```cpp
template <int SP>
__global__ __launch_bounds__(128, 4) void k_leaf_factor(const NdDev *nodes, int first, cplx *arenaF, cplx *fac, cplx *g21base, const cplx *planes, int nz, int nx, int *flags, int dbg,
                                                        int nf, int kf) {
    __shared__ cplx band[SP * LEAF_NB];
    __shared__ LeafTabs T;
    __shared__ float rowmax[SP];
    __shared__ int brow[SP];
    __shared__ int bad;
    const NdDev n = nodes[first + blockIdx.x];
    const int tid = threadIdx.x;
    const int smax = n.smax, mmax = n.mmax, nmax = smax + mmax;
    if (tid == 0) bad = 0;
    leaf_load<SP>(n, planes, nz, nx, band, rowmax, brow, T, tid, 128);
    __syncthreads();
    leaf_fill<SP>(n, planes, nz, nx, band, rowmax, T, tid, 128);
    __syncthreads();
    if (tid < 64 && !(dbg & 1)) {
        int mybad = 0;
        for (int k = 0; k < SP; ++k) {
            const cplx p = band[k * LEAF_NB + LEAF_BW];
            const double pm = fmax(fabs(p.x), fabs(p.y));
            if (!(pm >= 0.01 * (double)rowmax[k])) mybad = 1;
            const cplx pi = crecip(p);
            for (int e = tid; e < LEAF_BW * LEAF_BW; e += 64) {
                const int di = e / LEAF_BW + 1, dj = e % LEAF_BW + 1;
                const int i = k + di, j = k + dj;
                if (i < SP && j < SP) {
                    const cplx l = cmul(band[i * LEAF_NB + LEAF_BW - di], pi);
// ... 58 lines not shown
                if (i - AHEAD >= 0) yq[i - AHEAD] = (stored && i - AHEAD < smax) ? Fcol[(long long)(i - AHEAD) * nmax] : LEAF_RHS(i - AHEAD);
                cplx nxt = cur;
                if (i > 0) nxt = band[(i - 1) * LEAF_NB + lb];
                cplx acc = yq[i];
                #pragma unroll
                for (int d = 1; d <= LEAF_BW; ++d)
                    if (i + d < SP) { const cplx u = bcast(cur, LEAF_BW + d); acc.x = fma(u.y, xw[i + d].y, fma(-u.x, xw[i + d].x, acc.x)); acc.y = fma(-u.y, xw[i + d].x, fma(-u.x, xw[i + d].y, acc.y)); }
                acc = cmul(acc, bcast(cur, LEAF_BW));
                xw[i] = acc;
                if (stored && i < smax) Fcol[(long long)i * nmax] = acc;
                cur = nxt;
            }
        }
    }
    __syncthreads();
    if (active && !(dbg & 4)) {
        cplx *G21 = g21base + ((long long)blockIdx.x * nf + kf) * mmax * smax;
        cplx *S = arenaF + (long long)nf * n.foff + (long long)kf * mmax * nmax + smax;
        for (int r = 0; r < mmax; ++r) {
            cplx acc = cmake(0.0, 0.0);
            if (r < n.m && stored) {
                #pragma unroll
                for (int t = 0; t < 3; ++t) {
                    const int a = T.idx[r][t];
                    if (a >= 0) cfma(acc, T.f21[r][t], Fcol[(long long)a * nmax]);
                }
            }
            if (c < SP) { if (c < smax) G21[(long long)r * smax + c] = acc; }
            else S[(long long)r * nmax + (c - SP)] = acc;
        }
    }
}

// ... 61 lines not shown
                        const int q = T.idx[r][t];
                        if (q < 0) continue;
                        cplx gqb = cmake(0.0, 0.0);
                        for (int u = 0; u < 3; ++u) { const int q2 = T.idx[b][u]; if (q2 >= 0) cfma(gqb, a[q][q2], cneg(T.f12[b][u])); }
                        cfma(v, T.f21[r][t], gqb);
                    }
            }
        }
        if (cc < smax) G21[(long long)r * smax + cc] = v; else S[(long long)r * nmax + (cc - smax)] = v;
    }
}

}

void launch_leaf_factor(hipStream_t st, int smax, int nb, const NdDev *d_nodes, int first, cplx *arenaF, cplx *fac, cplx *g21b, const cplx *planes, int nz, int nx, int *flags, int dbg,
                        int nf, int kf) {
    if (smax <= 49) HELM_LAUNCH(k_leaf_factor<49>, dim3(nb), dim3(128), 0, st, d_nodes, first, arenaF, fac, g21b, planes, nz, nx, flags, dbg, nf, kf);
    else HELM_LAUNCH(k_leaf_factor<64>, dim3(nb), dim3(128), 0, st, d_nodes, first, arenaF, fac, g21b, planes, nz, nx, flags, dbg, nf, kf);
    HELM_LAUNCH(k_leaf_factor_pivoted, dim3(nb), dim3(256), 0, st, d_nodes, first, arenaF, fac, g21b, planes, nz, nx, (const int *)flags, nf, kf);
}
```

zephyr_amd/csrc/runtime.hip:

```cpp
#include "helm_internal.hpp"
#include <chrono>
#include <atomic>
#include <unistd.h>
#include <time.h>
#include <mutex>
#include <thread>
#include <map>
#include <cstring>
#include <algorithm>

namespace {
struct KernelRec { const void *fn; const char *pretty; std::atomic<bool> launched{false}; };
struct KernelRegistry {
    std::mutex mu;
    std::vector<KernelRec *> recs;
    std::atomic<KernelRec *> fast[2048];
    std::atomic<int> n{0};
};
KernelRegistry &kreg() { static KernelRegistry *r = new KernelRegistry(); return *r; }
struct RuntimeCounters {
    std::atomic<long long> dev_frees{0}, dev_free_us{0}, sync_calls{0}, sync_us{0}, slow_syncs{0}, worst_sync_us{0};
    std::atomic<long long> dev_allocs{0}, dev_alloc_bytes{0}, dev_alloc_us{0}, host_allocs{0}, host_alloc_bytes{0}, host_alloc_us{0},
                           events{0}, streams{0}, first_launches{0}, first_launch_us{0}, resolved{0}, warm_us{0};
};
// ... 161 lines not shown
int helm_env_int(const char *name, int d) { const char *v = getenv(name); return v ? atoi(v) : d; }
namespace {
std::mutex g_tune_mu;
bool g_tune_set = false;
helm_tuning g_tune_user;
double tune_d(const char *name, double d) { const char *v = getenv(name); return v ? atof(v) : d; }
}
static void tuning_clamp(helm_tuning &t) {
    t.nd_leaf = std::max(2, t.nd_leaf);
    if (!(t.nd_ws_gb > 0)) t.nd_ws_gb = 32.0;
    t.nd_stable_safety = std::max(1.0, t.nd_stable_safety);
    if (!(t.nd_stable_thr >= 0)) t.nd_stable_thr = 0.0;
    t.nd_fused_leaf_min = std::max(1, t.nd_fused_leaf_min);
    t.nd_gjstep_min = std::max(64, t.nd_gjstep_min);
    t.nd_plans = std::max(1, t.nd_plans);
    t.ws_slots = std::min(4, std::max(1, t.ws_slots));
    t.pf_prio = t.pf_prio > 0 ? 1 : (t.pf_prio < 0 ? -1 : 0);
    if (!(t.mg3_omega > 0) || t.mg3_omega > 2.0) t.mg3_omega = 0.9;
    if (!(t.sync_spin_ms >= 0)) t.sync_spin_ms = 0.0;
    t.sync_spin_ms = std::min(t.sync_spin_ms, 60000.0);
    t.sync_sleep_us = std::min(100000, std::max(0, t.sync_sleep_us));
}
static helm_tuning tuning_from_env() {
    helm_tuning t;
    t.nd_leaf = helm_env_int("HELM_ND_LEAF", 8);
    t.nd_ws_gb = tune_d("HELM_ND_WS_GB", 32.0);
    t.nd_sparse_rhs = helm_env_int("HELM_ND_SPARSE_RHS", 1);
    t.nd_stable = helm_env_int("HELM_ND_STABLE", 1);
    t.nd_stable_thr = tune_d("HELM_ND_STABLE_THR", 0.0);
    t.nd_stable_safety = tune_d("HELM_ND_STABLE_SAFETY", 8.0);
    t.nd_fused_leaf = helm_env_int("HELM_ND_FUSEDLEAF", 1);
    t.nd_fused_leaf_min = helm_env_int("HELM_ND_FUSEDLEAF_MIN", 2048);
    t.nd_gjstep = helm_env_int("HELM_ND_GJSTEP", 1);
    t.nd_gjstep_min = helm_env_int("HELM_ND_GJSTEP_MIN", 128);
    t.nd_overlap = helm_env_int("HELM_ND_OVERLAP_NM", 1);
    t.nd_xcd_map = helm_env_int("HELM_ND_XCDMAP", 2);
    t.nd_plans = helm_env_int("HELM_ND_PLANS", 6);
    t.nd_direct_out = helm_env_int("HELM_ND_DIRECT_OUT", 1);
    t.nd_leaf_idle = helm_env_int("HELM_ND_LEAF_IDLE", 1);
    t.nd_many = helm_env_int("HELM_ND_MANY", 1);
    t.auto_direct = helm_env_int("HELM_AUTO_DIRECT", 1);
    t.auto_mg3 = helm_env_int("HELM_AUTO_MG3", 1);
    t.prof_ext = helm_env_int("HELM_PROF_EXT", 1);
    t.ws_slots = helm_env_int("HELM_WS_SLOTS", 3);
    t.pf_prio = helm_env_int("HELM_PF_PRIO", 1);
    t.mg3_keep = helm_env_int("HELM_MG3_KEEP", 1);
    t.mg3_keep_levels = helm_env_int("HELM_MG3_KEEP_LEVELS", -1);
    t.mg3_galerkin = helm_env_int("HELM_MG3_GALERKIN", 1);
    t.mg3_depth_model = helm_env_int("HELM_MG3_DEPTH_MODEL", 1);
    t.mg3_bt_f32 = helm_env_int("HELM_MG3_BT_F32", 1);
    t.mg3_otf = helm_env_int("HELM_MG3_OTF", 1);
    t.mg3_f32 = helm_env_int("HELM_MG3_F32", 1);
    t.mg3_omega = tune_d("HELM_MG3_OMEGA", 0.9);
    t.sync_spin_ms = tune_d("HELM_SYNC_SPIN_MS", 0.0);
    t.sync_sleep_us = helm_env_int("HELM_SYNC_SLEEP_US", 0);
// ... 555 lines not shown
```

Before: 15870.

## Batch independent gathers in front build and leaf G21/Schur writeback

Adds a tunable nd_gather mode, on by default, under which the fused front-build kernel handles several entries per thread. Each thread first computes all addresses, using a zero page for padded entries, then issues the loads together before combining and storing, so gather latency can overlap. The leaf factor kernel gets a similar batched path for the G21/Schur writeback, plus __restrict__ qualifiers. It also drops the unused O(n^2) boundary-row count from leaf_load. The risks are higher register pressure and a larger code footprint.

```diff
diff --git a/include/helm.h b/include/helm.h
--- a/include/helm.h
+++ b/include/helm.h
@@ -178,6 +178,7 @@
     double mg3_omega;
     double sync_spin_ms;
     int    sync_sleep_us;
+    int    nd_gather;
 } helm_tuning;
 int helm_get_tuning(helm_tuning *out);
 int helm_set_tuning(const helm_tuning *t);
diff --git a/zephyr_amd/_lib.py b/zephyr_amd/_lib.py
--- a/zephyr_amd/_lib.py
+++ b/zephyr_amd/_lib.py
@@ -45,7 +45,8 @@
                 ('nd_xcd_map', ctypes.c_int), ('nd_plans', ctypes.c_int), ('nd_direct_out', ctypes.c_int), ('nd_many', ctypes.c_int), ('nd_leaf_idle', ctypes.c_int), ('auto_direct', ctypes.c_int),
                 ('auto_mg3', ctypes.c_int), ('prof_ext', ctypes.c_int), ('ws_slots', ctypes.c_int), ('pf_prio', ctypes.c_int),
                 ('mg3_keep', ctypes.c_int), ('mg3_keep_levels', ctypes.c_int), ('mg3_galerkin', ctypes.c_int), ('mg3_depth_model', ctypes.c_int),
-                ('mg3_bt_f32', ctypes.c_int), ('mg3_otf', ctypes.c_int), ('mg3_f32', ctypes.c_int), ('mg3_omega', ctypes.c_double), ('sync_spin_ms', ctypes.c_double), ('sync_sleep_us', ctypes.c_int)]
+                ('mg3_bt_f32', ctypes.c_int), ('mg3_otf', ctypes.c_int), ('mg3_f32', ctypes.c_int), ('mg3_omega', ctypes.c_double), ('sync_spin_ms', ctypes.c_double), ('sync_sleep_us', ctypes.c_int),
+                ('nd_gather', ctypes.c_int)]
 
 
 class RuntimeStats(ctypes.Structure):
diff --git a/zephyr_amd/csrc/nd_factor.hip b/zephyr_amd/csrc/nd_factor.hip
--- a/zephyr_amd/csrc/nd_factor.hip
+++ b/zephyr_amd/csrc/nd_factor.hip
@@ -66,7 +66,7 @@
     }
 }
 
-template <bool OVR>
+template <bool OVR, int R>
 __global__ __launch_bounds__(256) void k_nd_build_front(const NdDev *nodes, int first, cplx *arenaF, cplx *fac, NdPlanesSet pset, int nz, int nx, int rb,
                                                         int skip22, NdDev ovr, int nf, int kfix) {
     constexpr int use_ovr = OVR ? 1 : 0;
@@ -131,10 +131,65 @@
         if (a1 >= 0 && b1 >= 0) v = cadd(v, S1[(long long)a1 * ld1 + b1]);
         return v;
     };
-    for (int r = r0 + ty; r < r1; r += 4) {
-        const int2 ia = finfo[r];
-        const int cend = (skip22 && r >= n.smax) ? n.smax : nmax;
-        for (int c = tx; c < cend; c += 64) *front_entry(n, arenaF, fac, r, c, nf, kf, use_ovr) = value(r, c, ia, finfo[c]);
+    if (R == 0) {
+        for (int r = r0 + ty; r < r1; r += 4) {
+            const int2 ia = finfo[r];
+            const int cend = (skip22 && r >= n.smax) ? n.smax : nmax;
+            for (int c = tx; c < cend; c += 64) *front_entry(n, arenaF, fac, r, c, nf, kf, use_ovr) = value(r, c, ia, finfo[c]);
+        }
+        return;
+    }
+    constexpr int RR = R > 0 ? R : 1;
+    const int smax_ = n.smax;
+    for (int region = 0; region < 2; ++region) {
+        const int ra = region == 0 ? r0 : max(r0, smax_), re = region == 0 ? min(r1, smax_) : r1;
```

·····

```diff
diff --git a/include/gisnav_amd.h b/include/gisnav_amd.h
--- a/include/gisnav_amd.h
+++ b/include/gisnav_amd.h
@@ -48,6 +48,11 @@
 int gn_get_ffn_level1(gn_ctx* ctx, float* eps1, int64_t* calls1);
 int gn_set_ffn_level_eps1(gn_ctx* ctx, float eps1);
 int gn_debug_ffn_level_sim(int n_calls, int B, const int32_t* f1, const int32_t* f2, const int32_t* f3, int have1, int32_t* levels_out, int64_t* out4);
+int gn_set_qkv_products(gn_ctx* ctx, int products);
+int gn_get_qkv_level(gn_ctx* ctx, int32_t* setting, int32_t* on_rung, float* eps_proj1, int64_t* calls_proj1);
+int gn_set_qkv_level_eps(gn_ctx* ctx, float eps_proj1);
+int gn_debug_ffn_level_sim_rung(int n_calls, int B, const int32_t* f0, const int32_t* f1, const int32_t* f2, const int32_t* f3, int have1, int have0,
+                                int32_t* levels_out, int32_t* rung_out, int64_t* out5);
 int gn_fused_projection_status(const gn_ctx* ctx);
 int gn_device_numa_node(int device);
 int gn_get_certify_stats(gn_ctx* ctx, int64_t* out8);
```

·····

§ **Exercise goal**: For every line in the listing above that contains "false", copy that line.

§ **Result for this exercise**:
struct KernelRec { const void *fn; const char *pretty; std::atomic<bool> launched{false}; };
bool g_tune_set = false;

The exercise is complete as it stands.